[[ Data extract, beginning ]]

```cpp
template <int N, int MODE, int WPC, bool OLDPF = false, int B = LineGeo<N>::B, bool PERSIST = true, bool A3F = false, bool IN32 = false,
          bool OUT32 = false, bool EARLY = false>
__global__ void __launch_bounds__(B, WPC * B / 256)
line_stream_kernel(const LineDesc P, const LineIO io) {
  using Geo = LineGeo<N>;
  static_assert(!EARLY || (OLDPF && !PERSIST && MODE == L_TLAST), "side stream with the tile: the one-tile-per-workgroup last pass of a plain T");
  constexpr int NW = B / 64;
  constexpr int EPT = (Geo::UNITS + B - 1) / B;
  constexpr bool CES = MODE == L_TLAST || MODE == L_TLAST_LIN;
  constexpr bool LINE = MODE == L_TLAST_LIN;
  constexpr bool MULE = MODE == L_JLAST;
  constexpr bool PARTIAL = Geo::UNITS % B != 0;
  constexpr int WHO = MODE == L_MID ? NT_MID : NT_LAST;
  static_assert(MODE != L_TFUSED, "the fused end + start form stays with line_kernel");
  static_assert(!OUT32 || MODE == L_MID, "fp32 output: the middle pass");
// ... 18 lines not shown
  const bool need_old = EARLY || (CES ? (io.resid != nullptr || andp) : (MULE && P.minus_identity));
  const char* const a3b = reinterpret_cast<const char*>(P.a3);
  const unsigned a3x = (unsigned)P.a3x, a3y = (unsigned)P.a3y;
  const TicketWalk W(P.ntiles, blockIdx.x, io.sched);
  __shared__ unsigned tk[3];
  unsigned cur, nxt = NO_TILE;
  int par = 0;
  if (PERSIST) {
    if (tid == 0) { const unsigned t0 = W.draw(); tk[0] = t0; tk[1] = t0 != NO_TILE ? W.draw() : NO_TILE; }
    __syncthreads();
    cur = tk[0]; nxt = tk[1];
    __syncthreads();
  } else {
    cur = (unsigned)xcd_remap((long long)blockIdx.x, P.ntiles);
  }
  QFrag<N> qx, qy_;
  qx.load(P.Qx, lane);
  if (PERSIST) qy_.load(P.Qy, lane);
  QFrag<N>& qy = PERSIST ? qy_ : qx;
  PowK<false> PT;
  if (CES) PT.init(P.inv_theta, lane);
  SDFS_STREAM_STAMP_DECL;
  double rmax = 0.0, dot_yv = 0.0, dot_yy = 0.0, dot_yr = 0.0;
  bool rnan = false;
  const bool dot3 = MULE && io.dot_with != nullptr;

  v2d v[IN32 ? 1 : EPT];
  float4 vf[IN32 ? EPT4 : 1];
  const unsigned e0 = (unsigned)(tid >> 2) * (unsigned)P.lrest + 4u * (tid & 3);
  const unsigned estep = (unsigned)(B / 4) * (unsigned)P.lrest;
  auto load32 = [&](const long long base) {
    const char* const inb = reinterpret_cast<const char*>(reinterpret_cast<const float*>(io.in) + base);
#pragma unroll
    for (int k = 0; k < EPT4; ++k) {
// ... 26 lines not shown
      if constexpr (IN32) {
#pragma unroll
        for (int k = 0; k < EPT4; ++k) {
          const int u = tid + k * B;
          if (!PART4 || u < Geo::UNITS4) {
            const float4 f = vf[IN32 ? k : 0];
            *reinterpret_cast<v2d*>(lds + 4 * u) = (v2d){(double)f.x * unscale32, (double)f.y * unscale32};
            *reinterpret_cast<v2d*>(lds + 4 * u + 2) = (v2d){(double)f.z * unscale32, (double)f.w * unscale32};
          }
        }
      } else {
#pragma unroll
        for (int k = 0; k < EPT; ++k)
          if (!PARTIAL || tid + k * B < Geo::UNITS) *reinterpret_cast<v2d*>(lds + 2 * (tid + k * B)) = v[k];
      }
      const bool has_next = PERSIST && nxt != NO_TILE;
      unsigned o; int chunk;
      const long long tbase = line_tile_base(P, cur, N * N, o, chunk);
      v2d f2v = (v2d){1.0, 1.0};
      if constexpr (A3F && EARLY) {
        if (tid < N) sF1[32 * par + tid] = f1e;
        f2v = f2e;
      } else if constexpr (A3F) {
        if (tid < N) sF1[32 * par + tid] = P.f1[(long long)o * N + tid];
        f2v = *reinterpret_cast<const v2d*>(P.f2 + (long long)o * P.lrest + (long long)chunk * LINE_R + 2 * c2);
      }
      if constexpr (OLDPF && !EARLY) { if (need_old) line_tile_load<EPT, B, Geo::UNITS, WHO>(wv, io.old + tbase, tid, b0, bstep); }
      unsigned o1; int ch1;
      const long long nbase = line_tile_base(P, has_next ? nxt : cur, N * N, o1, ch1);
      if (has_next) {
        if constexpr (IN32) load32(nbase);
        else line_tile_load<EPT, B, Geo::UNITS, WHO>(v, io.in + nbase, tid, b0, bstep);
      }
      unsigned nn = NO_TILE;
      if (PERSIST && tid == 0 && has_next) nn = W.draw();
      SDFS_STREAM_STAMP(1);
      __syncthreads();
      SDFS_STREAM_STAMP(2);
      {
        double* const p0 = lds + li + lk * Geo::LX;
#pragma unroll
        for (int j = 0; j < (N + NW - 1) / NW; ++j) { if (N % NW == 0 || wave + j * NW < N) ctile<N, Geo::LX>(p0 + (wave + j * NW) * 16, qx); __builtin_amdgcn_sched_barrier(0); }
      }
      SDFS_STREAM_STAMP(3);
      if (!PERSIST) qx.load(P.Qy, lane);
      __syncthreads();
      SDFS_STREAM_STAMP(4);
      {
        double* const p0 = lds + li + lk * LINE_R;
#pragma unroll
        for (int j = 0; j < (N + NW - 1) / NW; ++j) { if (N % NW == 0 || wave + j * NW < N) ctile<N, LINE_R>(p0 + (wave + j * NW) * Geo::LX, qy); __builtin_amdgcn_sched_barrier(0); }
      }
      SDFS_STREAM_STAMP(5);
      if (PERSIST && tid == 0) tk[par] = nn;
      __syncthreads();
      SDFS_STREAM_STAMP(6);
      char* const outb = reinterpret_cast<char*>(io.out + tbase);
      if constexpr (OUT32) {
        char* const outb4 = reinterpret_cast<char*>(reinterpret_cast<float*>(io.out) + tbase);
#pragma unroll
        for (int k = 0; k < EPT4; ++k) {
// ... 373 lines not shown
```

Measured before the change: 1389.

## Pre-swizzle Q fragment tables and issue Q loads earlier in slice/line kernels

Adds host-built per-lane fragment tables for the Q matrices, so each lane loads its MFMA operand fragments with coalesced double2/float4 reads instead of strided gathers. The slice kernel now starts the pow setup first and issues the Q loads earlier, overlapping them with the LDS staging. The non-persistent line kernel can keep Qy in a second register set, loaded up front or after the LDS park. This costs extra registers and device memory for the tables and adds compile-time switches, and the padded-path kernels move to the old gather loader.

```diff
diff --git a/include/sdfs_hip.h b/include/sdfs_hip.h
--- a/include/sdfs_hip.h
+++ b/include/sdfs_hip.h
@@ -174,6 +174,8 @@
 
 int sdfs_describe_plan(const sdfs_handle* h, char* buf, int64_t cap);
 
+int64_t sdfs_qfrag_table(int n, const double* Q, double* F, int64_t cap);
+
 typedef struct sdfs_batch sdfs_batch;
 
 enum { SDFS_BATCH_CONVERGED = 0, SDFS_BATCH_MAX_ITER = 1, SDFS_BATCH_NONFINITE = 2 };
diff --git a/sdfs_via_autodiff_amd/_lib.py b/sdfs_via_autodiff_amd/_lib.py
--- a/sdfs_via_autodiff_amd/_lib.py
+++ b/sdfs_via_autodiff_amd/_lib.py
@@ -104,6 +104,7 @@
     "sdfs_debug_pow": (C.c_int, [_P, C.c_double, _P, C.c_int64, C.c_int]),
     "sdfs_debug_powy": (C.c_int, [_P, C.c_double, _P, C.c_int64, C.c_int, C.c_int]),
     "sdfs_debug_jvp_storage_dev": (C.c_int, [_P, C.c_int, _P, _P, _P, C.c_int]),
+    "sdfs_qfrag_table": (C.c_int64, [C.c_int, _D, _D, C.c_int64]),
     "sdfs_batch_lds_bytes": (C.c_int64, [C.c_int, C.c_int, _I64]),
     "sdfs_batch_create": (C.c_int, [C.c_int, C.c_int, _I64, C.c_int64, _D, C.POINTER(_D), _I64, C.c_int, C.c_int,
                                     C.POINTER(_P)]),
diff --git a/sdfs_via_autodiff_amd/csrc/f32_kernels.hpp b/sdfs_via_autodiff_amd/csrc/f32_kernels.hpp
--- a/sdfs_via_autodiff_amd/csrc/f32_kernels.hpp
+++ b/sdfs_via_autodiff_amd/csrc/f32_kernels.hpp
@@ -14,8 +14,11 @@
 
 template <int N> struct QFrag32 {
   float a[MShape32<N>::NT][MShape32<N>::KT];
-  __device__ __forceinline__ void load(const double* __restrict__ Q, int lane) {
+  static constexpr int FROW = (MShape32<N>::NT * MShape32<N>::KT + 3) & ~3;
+  __device__ __forceinline__ void load(const double* __restrict__ F, int lane) {
     using S = MShape32<N>;
+#if SDFS_QFRAG_GATHER
+    const double* __restrict__ Q = F;
     const int li = lane & 15, lk = lane >> 4;
 #pragma unroll
     for (int t = 0; t < S::NT; ++t) {
@@ -23,6 +26,21 @@
 #pragma unroll
       for (int kk = 0; kk < S::KT; ++kk) a[t][kk] = row < N ? (float)Q[(row < N ? row : 0) * N + 4 * kk + lk] : 0.f;
     }
+#else
+    const float4* __restrict__ const r = reinterpret_cast<const float4*>(F + 64 * QFrag<N>::FROW) + lane;
+    float4 u[FROW / 4];
+#pragma unroll
+    for (int i = 0; i < FROW / 4; ++i) u[i] = r[64 * i];
+#pragma unroll
+    for (int t = 0; t < S::NT; ++t) {
+#pragma unroll
+      for (int kk = 0; kk < S::KT; ++kk) {
+        const int j = t * S::KT + kk;
+        const float4 q = u[j >> 2];
+        a[t][kk] = (j & 3) == 0 ? q.x : ((j & 3) == 1 ? q.y : ((j & 3) == 2 ? q.z : q.w));
+      }
+    }
+#endif
   }
 };
 
diff --git a/sdfs_via_autodiff_amd/csrc/fast_kernels.hpp b/sdfs_via_autodiff_amd/csrc/fast_kernels.hpp
--- a/sdfs_via_autodiff_amd/csrc/fast_kernels.hpp
+++ b/sdfs_via_autodiff_amd/csrc/fast_kernels.hpp
@@ -21,10 +21,48 @@
   static constexpr int A16 = N16, A4 = N4 > 0 ? N4 : 1;
 };
 
+#ifndef SDFS_QFRAG_GATHER
+#define SDFS_QFRAG_GATHER 0
+#endif
+
+inline int qfrag_row_doubles(int n) {
+  const int n16 = n == 32 ? 2 : 1, n4 = (n - 16 * n16) / 4;
+  return ((n / 4) * (n16 + n4) + 1) & ~1;
+}
+inline int qfrag_row_floats(int n) { return (((n + 15) / 16) * (n / 4) + 3) & ~3; }
+inline size_t qfrag_table_doubles(int n) {
+  return SDFS_QFRAG_GATHER ? (size_t)n * n : (size_t)64 * qfrag_row_doubles(n) + (size_t)32 * qfrag_row_floats(n);
+}
+inline void qfrag_table_fill(const double* Q, int n, double* F) {
+  if (SDFS_QFRAG_GATHER) { for (int i = 0; i < n * n; ++i) F[i] = Q[i]; return; }
+  {
+    float* const G = reinterpret_cast<float*>(F + (size_t)64 * qfrag_row_doubles(n));
+    const int nt = (n + 15) / 16, kt = n / 4, row = qfrag_row_floats(n);
+    for (int l = 0; l < 64; ++l) {
+      int j = 0;
+      auto put = [&](float x) { G[(size_t)(j >> 2) * 256 + 4 * l + (j & 3)] = x; ++j; };
+      for (int t = 0; t < nt; ++t) for (int kk = 0; kk < kt; ++kk) {
+        const int r = 16 * t + (l & 15);
+        put(r < n ? (float)Q[(size_t)r * n + 4 * kk + (l >> 4)] : 0.f);
+      }
+      while (j < row) put(0.f);
+    }
+  }
+  const int n16 = n == 32 ? 2 : 1, n4 = (n - 16 * n16) / 4, kt = n / 4, row = qfrag_row_doubles(n);
+  for (int l = 0; l < 64; ++l) {
+    int j = 0;
+    auto put = [&](double x) { F[(size_t)(j >> 1) * 128 + 2 * l + (j & 1)] = x; ++j; };
+    for (int t = 0; t < n16; ++t) for (int kk = 0; kk < kt; ++kk) put(Q[(size_t)(16 * t + (l & 15)) * n + 4 * kk + (l >> 4)]);
+    for (int t = 0; t < n4; ++t) for (int kk = 0; kk < kt; ++kk) put(Q[(size_t)(16 * n16 + 4 * t + (l & 3)) * n + 4 * kk + (l >> 4)]);
+    while (j < row) put(0.0);
+  }
+}
+
 template <int N> struct QFrag {
   double a16[MShape<N>::A16][MShape<N>::KT];
   double a4[MShape<N>::A4][MShape<N>::KT];
-  __device__ __forceinline__ void load(const double* __restrict__ Q, int lane) {
+  static constexpr int FROW = (MShape<N>::KT * (MShape<N>::N16 + MShape<N>::N4) + 1) & ~1;
+  __device__ __forceinline__ void load_matrix(const double* __restrict__ Q, int lane) {
     using S = MShape<N>;
     const int li = lane & 15, lk = lane >> 4, l4 = lane & 3;
 #pragma unroll
@@ -33,6 +71,37 @@
       for (int t = 0; t < S::N16; ++t) a16[t][kk] = Q[(16 * t + li) * N + 4 * kk + lk];
 #pragma unroll
       for (int t = 0; t < S::N4; ++t) a4[t][kk] = Q[(16 * S::N16 + 4 * t + l4) * N + 4 * kk + lk];
+    }
+  }
+  __device__ __forceinline__ void load(const double* __restrict__ F, int lane) {
+    using S = MShape<N>;
+#if SDFS_QFRAG_GATHER
+    load_matrix(F, lane);
+#else
+    const double2* __restrict__ const r = reinterpret_cast<const double2*>(F) + lane;
+    double2 u[FROW / 2];
+#pragma unroll
+    for (int i = 0; i < FROW / 2; ++i) u[i] = r[64 * i];
+#pragma unroll
+    for (int t = 0; t < S::N16; ++t) {
+#pragma unroll
+      for (int kk = 0; kk < S::KT; ++kk) { const int j = t * S::KT + kk; a16[t][kk] = (j & 1) ? u[j >> 1].y : u[j >> 1].x; }
+    }
+#pragma unroll
+    for (int t = 0; t < S::N4; ++t) {
+#pragma unroll
+      for (int kk = 0; kk < S::KT; ++kk) { const int j = (S::N16 + t) * S::KT + kk; a4[t][kk] = (j & 1) ? u[j >> 1].y : u[j >> 1].x; }
+    }
+#endif
+  }
+  __device__ __forceinline__ void landed() {
+    using S = MShape<N>;
+#pragma unroll
+    for (int kk = 0; kk < S::KT; ++kk) {
+#pragma unroll
+      for (int t = 0; t < S::N16; ++t) asm volatile("" : "+v"(a16[t][kk]));
+#pragma unroll
+      for (int t = 0; t < S::N4; ++t) asm volatile("" : "+v"(a4[t][kk]));
     }
   }
 };
@@ -154,6 +223,16 @@
   static_assert(CPAD <= 8, "the repeated columns lie inside the last column tile");
 };
 
+#ifndef SDFS_SLICE_POW_FIRST
+#define SDFS_SLICE_POW_FIRST 1
+#endif
+#ifndef SDFS_SLICE_Q_EARLY
+#define SDFS_SLICE_Q_EARLY 1
+#endif
+#ifndef SDFS_SLICE_STAMP
+#define SDFS_SLICE_STAMP(i)
+#endif
+
 template <int N, int MODE, bool F32, int WV = 4, bool PAD20 = false, int GX = 0, int OCC = 3>
 __global__ void __launch_bounds__(64 * WV, OCC)
 slice_kernel(const SliceDesc P, const SliceIO io) {
@@ -165,6 +244,8 @@
   constexpr bool JV32 = F32 && MULP;
   static_assert(!T32 || !F32, "S_TFIRST32 is its own storage form");
   constexpr bool POWREG = MODE == S_TFIRST || T32;
+  constexpr bool POWFIRST = POWREG && SDFS_SLICE_POW_FIRST;
+  constexpr bool QEARLY = POWREG && SDFS_SLICE_Q_EARLY;
   static_assert(!F32 || (MODE != S_TFIRST && MODE != S_MID), "plain T has no fp32 form");
   extern __shared__ double lds[];
   if (io.gate != nullptr) {
@@ -183,6 +264,8 @@
   auto lofs = [](const int e) -> int { return Geo::RS == N ? e : (e / N) * Geo::RS + (e % N); };
   const long long gbase = s0 * (N * N);
   const unsigned lb = (unsigned)lane * 16u;
+  QFrag<N> qf, qe;
+  SDFS_SLICE_STAMP(0);
 
   if (JV32) {
     const int nvalid4 = nvalid / 2;
@@ -210,6 +293,8 @@
   } else {
     const char* const inb = reinterpret_cast<const char*>(io.in + gbase);
     const char* const auxb = reinterpret_cast<const char*>(io.aux_in + gbase);
+    PowK<true> PTr;
+    if (POWFIRST) { PTr.init(P.theta, lane); __builtin_amdgcn_sched_barrier(0); }
     double2 v[Geo::EPT];
     double2 c1v[MULP ? Geo::EPT : 1];
 #pragma unroll
@@ -223,13 +308,17 @@
         if (MULP) c1v[MULP ? k : 0] = make_double2(0.0, 0.0);
       }
     }
-    PowK<true> PTr;
-    if (POWREG) PTr.init(P.theta, lane);
+    if (POWREG && !POWFIRST) PTr.init(P.theta, lane);
     double t32s = 1.0;
     if (T32) { const PowLane PL0 = pow_lane_init(lane); t32s = t32_scale_of(P.t32_ref > 0.0 ? P.t32_ref : io.in[P.ref_off], P.theta, PL0, false); }
 #pragma unroll
     for (int k = 0; k < Geo::EPT; ++k) {
       const int u = lane + 64 * k;
+      if (QEARLY && k == (Geo::EPT > 3 ? Geo::EPT - 3 : 0)) {
+        __builtin_amdgcn_sched_barrier(0);
+        qf.load(P.Qf, lane);
+        __builtin_amdgcn_sched_barrier(0);
+      }
       if (MULP) { v[k].x *= c1v[MULP ? k : 0].x; v[k].y *= c1v[MULP ? k : 0].y; }
       if (POWREG) {
         const double xin[2] = {v[k].x, v[k].y};
@@ -240,9 +329,17 @@
       if (Geo::UNITS % 64 == 0 || u < Geo::UNITS) *reinterpret_cast<double2*>(wl + lofs(2 * u)) = v[k];
     }
   }
-  QFrag<N> qf;
-  qf.load(P.Qf, lane);
+  SDFS_SLICE_STAMP(1);
+  if (QEARLY) {
+    __builtin_amdgcn_sched_barrier(0);
+    qe.load(P.Qe, lane);
+    __builtin_amdgcn_sched_barrier(0);
+  } else {
+    qf.load(P.Qf, lane);
+  }
   wave_lds_fence();
+  qf.landed();
+  SDFS_SLICE_STAMP(2);
   if (POWP && !POWREG) {
     const PowLane PT = pow_lane_init(lane);
     double lin_scale = 1.0;
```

[[ Data extract, end ]]

= What needs to be done =
Whenever a line above contains "nullptr", copy that line.

= Solution =
  const bool need_old = EARLY || (CES ? (io.resid != nullptr || andp) : (MULE && P.minus_identity));
  const bool dot3 = MULE && io.dot_with != nullptr;
   if (io.gate != nullptr) {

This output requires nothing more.